_Try it_: The response must restate all of the data word for word.
· · · · ·
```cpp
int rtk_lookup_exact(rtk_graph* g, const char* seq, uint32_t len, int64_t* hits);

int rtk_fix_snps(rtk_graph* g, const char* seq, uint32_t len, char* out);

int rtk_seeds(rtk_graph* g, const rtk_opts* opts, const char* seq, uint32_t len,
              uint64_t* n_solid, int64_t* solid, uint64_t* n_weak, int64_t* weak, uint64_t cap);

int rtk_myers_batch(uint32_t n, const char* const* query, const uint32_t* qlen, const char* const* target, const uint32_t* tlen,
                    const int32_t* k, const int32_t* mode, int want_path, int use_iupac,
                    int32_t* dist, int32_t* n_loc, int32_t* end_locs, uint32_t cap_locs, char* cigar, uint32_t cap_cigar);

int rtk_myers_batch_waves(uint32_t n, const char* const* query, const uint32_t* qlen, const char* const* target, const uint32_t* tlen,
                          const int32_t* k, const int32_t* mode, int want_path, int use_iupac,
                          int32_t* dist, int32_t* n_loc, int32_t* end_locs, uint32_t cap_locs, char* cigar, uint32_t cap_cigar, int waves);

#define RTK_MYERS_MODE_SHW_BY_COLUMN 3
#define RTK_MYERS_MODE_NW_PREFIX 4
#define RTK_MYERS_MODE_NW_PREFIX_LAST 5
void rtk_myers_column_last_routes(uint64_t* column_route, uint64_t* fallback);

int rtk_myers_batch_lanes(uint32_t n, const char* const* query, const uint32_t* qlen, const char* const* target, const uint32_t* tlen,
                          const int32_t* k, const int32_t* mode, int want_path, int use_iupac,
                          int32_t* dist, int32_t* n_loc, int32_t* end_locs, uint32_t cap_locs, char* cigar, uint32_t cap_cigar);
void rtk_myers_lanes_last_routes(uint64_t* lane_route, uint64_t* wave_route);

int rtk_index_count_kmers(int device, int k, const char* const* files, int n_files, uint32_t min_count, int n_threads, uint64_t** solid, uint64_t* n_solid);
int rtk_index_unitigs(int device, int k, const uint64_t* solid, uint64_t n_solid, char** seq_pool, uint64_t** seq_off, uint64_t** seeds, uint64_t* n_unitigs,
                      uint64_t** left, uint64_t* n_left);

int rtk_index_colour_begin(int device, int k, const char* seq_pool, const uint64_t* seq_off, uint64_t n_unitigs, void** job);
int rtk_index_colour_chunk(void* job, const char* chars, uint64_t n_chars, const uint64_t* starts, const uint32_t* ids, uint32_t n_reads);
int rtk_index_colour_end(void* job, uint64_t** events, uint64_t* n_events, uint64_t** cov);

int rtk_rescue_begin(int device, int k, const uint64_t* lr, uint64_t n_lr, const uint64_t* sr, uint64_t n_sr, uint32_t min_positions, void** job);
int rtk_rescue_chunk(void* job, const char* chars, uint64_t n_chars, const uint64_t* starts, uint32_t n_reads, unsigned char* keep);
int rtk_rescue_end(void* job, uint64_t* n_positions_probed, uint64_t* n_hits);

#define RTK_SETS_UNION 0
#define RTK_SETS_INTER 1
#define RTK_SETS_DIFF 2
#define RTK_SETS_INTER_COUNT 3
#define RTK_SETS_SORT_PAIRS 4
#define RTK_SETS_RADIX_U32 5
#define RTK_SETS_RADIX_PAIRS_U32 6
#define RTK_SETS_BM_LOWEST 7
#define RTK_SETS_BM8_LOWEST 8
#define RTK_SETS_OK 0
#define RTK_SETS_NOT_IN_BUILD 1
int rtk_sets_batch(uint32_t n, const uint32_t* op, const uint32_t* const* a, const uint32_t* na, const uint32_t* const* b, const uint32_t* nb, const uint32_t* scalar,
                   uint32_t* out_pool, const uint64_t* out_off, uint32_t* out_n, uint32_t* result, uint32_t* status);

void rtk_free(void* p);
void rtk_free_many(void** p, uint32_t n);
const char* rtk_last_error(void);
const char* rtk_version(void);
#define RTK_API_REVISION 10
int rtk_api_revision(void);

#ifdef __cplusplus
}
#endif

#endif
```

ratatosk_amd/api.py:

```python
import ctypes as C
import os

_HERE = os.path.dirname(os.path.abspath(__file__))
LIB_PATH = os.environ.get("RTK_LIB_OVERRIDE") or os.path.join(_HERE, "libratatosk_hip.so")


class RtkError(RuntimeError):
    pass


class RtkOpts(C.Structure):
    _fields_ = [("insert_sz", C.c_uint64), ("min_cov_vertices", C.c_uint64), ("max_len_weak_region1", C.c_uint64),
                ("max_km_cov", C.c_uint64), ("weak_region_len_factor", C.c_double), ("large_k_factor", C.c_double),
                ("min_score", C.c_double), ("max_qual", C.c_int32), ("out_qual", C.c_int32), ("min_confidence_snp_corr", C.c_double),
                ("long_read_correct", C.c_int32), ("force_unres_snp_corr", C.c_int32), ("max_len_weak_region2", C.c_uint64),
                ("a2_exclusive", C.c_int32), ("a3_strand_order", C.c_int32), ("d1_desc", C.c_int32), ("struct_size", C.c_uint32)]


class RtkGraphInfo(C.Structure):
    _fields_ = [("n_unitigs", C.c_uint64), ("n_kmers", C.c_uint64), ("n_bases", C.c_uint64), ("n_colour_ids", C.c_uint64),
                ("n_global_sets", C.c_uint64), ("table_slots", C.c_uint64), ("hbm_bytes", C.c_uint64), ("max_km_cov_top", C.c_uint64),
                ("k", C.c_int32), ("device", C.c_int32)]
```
· · · · ·
_Final answer_:
```cpp
int rtk_lookup_exact(rtk_graph* g, const char* seq, uint32_t len, int64_t* hits);

int rtk_fix_snps(rtk_graph* g, const char* seq, uint32_t len, char* out);

int rtk_seeds(rtk_graph* g, const rtk_opts* opts, const char* seq, uint32_t len,
              uint64_t* n_solid, int64_t* solid, uint64_t* n_weak, int64_t* weak, uint64_t cap);

int rtk_myers_batch(uint32_t n, const char* const* query, const uint32_t* qlen, const char* const* target, const uint32_t* tlen,
                    const int32_t* k, const int32_t* mode, int want_path, int use_iupac,
                    int32_t* dist, int32_t* n_loc, int32_t* end_locs, uint32_t cap_locs, char* cigar, uint32_t cap_cigar);

int rtk_myers_batch_waves(uint32_t n, const char* const* query, const uint32_t* qlen, const char* const* target, const uint32_t* tlen,
                          const int32_t* k, const int32_t* mode, int want_path, int use_iupac,
                          int32_t* dist, int32_t* n_loc, int32_t* end_locs, uint32_t cap_locs, char* cigar, uint32_t cap_cigar, int waves);

#define RTK_MYERS_MODE_SHW_BY_COLUMN 3
#define RTK_MYERS_MODE_NW_PREFIX 4
#define RTK_MYERS_MODE_NW_PREFIX_LAST 5
void rtk_myers_column_last_routes(uint64_t* column_route, uint64_t* fallback);

int rtk_myers_batch_lanes(uint32_t n, const char* const* query, const uint32_t* qlen, const char* const* target, const uint32_t* tlen,
                          const int32_t* k, const int32_t* mode, int want_path, int use_iupac,
                          int32_t* dist, int32_t* n_loc, int32_t* end_locs, uint32_t cap_locs, char* cigar, uint32_t cap_cigar);
void rtk_myers_lanes_last_routes(uint64_t* lane_route, uint64_t* wave_route);

int rtk_index_count_kmers(int device, int k, const char* const* files, int n_files, uint32_t min_count, int n_threads, uint64_t** solid, uint64_t* n_solid);
int rtk_index_unitigs(int device, int k, const uint64_t* solid, uint64_t n_solid, char** seq_pool, uint64_t** seq_off, uint64_t** seeds, uint64_t* n_unitigs,
                      uint64_t** left, uint64_t* n_left);

int rtk_index_colour_begin(int device, int k, const char* seq_pool, const uint64_t* seq_off, uint64_t n_unitigs, void** job);
int rtk_index_colour_chunk(void* job, const char* chars, uint64_t n_chars, const uint64_t* starts, const uint32_t* ids, uint32_t n_reads);
int rtk_index_colour_end(void* job, uint64_t** events, uint64_t* n_events, uint64_t** cov);

int rtk_rescue_begin(int device, int k, const uint64_t* lr, uint64_t n_lr, const uint64_t* sr, uint64_t n_sr, uint32_t min_positions, void** job);
int rtk_rescue_chunk(void* job, const char* chars, uint64_t n_chars, const uint64_t* starts, uint32_t n_reads, unsigned char* keep);
int rtk_rescue_end(void* job, uint64_t* n_positions_probed, uint64_t* n_hits);

#define RTK_SETS_UNION 0
#define RTK_SETS_INTER 1
#define RTK_SETS_DIFF 2
#define RTK_SETS_INTER_COUNT 3
#define RTK_SETS_SORT_PAIRS 4
#define RTK_SETS_RADIX_U32 5
#define RTK_SETS_RADIX_PAIRS_U32 6
#define RTK_SETS_BM_LOWEST 7
#define RTK_SETS_BM8_LOWEST 8
#define RTK_SETS_OK 0
#define RTK_SETS_NOT_IN_BUILD 1
int rtk_sets_batch(uint32_t n, const uint32_t* op, const uint32_t* const* a, const uint32_t* na, const uint32_t* const* b, const uint32_t* nb, const uint32_t* scalar,
                   uint32_t* out_pool, const uint64_t* out_off, uint32_t* out_n, uint32_t* result, uint32_t* status);

void rtk_free(void* p);
void rtk_free_many(void** p, uint32_t n);
const char* rtk_last_error(void);
const char* rtk_version(void);
#define RTK_API_REVISION 10
int rtk_api_revision(void);

#ifdef __cplusplus
}
#endif

#endif
```

ratatosk_amd/api.py:

```python
import ctypes as C
import os

_HERE = os.path.dirname(os.path.abspath(__file__))
LIB_PATH = os.environ.get("RTK_LIB_OVERRIDE") or os.path.join(_HERE, "libratatosk_hip.so")


class RtkError(RuntimeError):
    pass


class RtkOpts(C.Structure):
    _fields_ = [("insert_sz", C.c_uint64), ("min_cov_vertices", C.c_uint64), ("max_len_weak_region1", C.c_uint64),
                ("max_km_cov", C.c_uint64), ("weak_region_len_factor", C.c_double), ("large_k_factor", C.c_double),
                ("min_score", C.c_double), ("max_qual", C.c_int32), ("out_qual", C.c_int32), ("min_confidence_snp_corr", C.c_double),
                ("long_read_correct", C.c_int32), ("force_unres_snp_corr", C.c_int32), ("max_len_weak_region2", C.c_uint64),
                ("a2_exclusive", C.c_int32), ("a3_strand_order", C.c_int32), ("d1_desc", C.c_int32), ("struct_size", C.c_uint32)]


class RtkGraphInfo(C.Structure):
    _fields_ = [("n_unitigs", C.c_uint64), ("n_kmers", C.c_uint64), ("n_bases", C.c_uint64), ("n_colour_ids", C.c_uint64),
                ("n_global_sets", C.c_uint64), ("table_slots", C.c_uint64), ("hbm_bytes", C.c_uint64), ("max_km_cov_top", C.c_uint64),
                ("k", C.c_int32), ("device", C.c_int32)]
```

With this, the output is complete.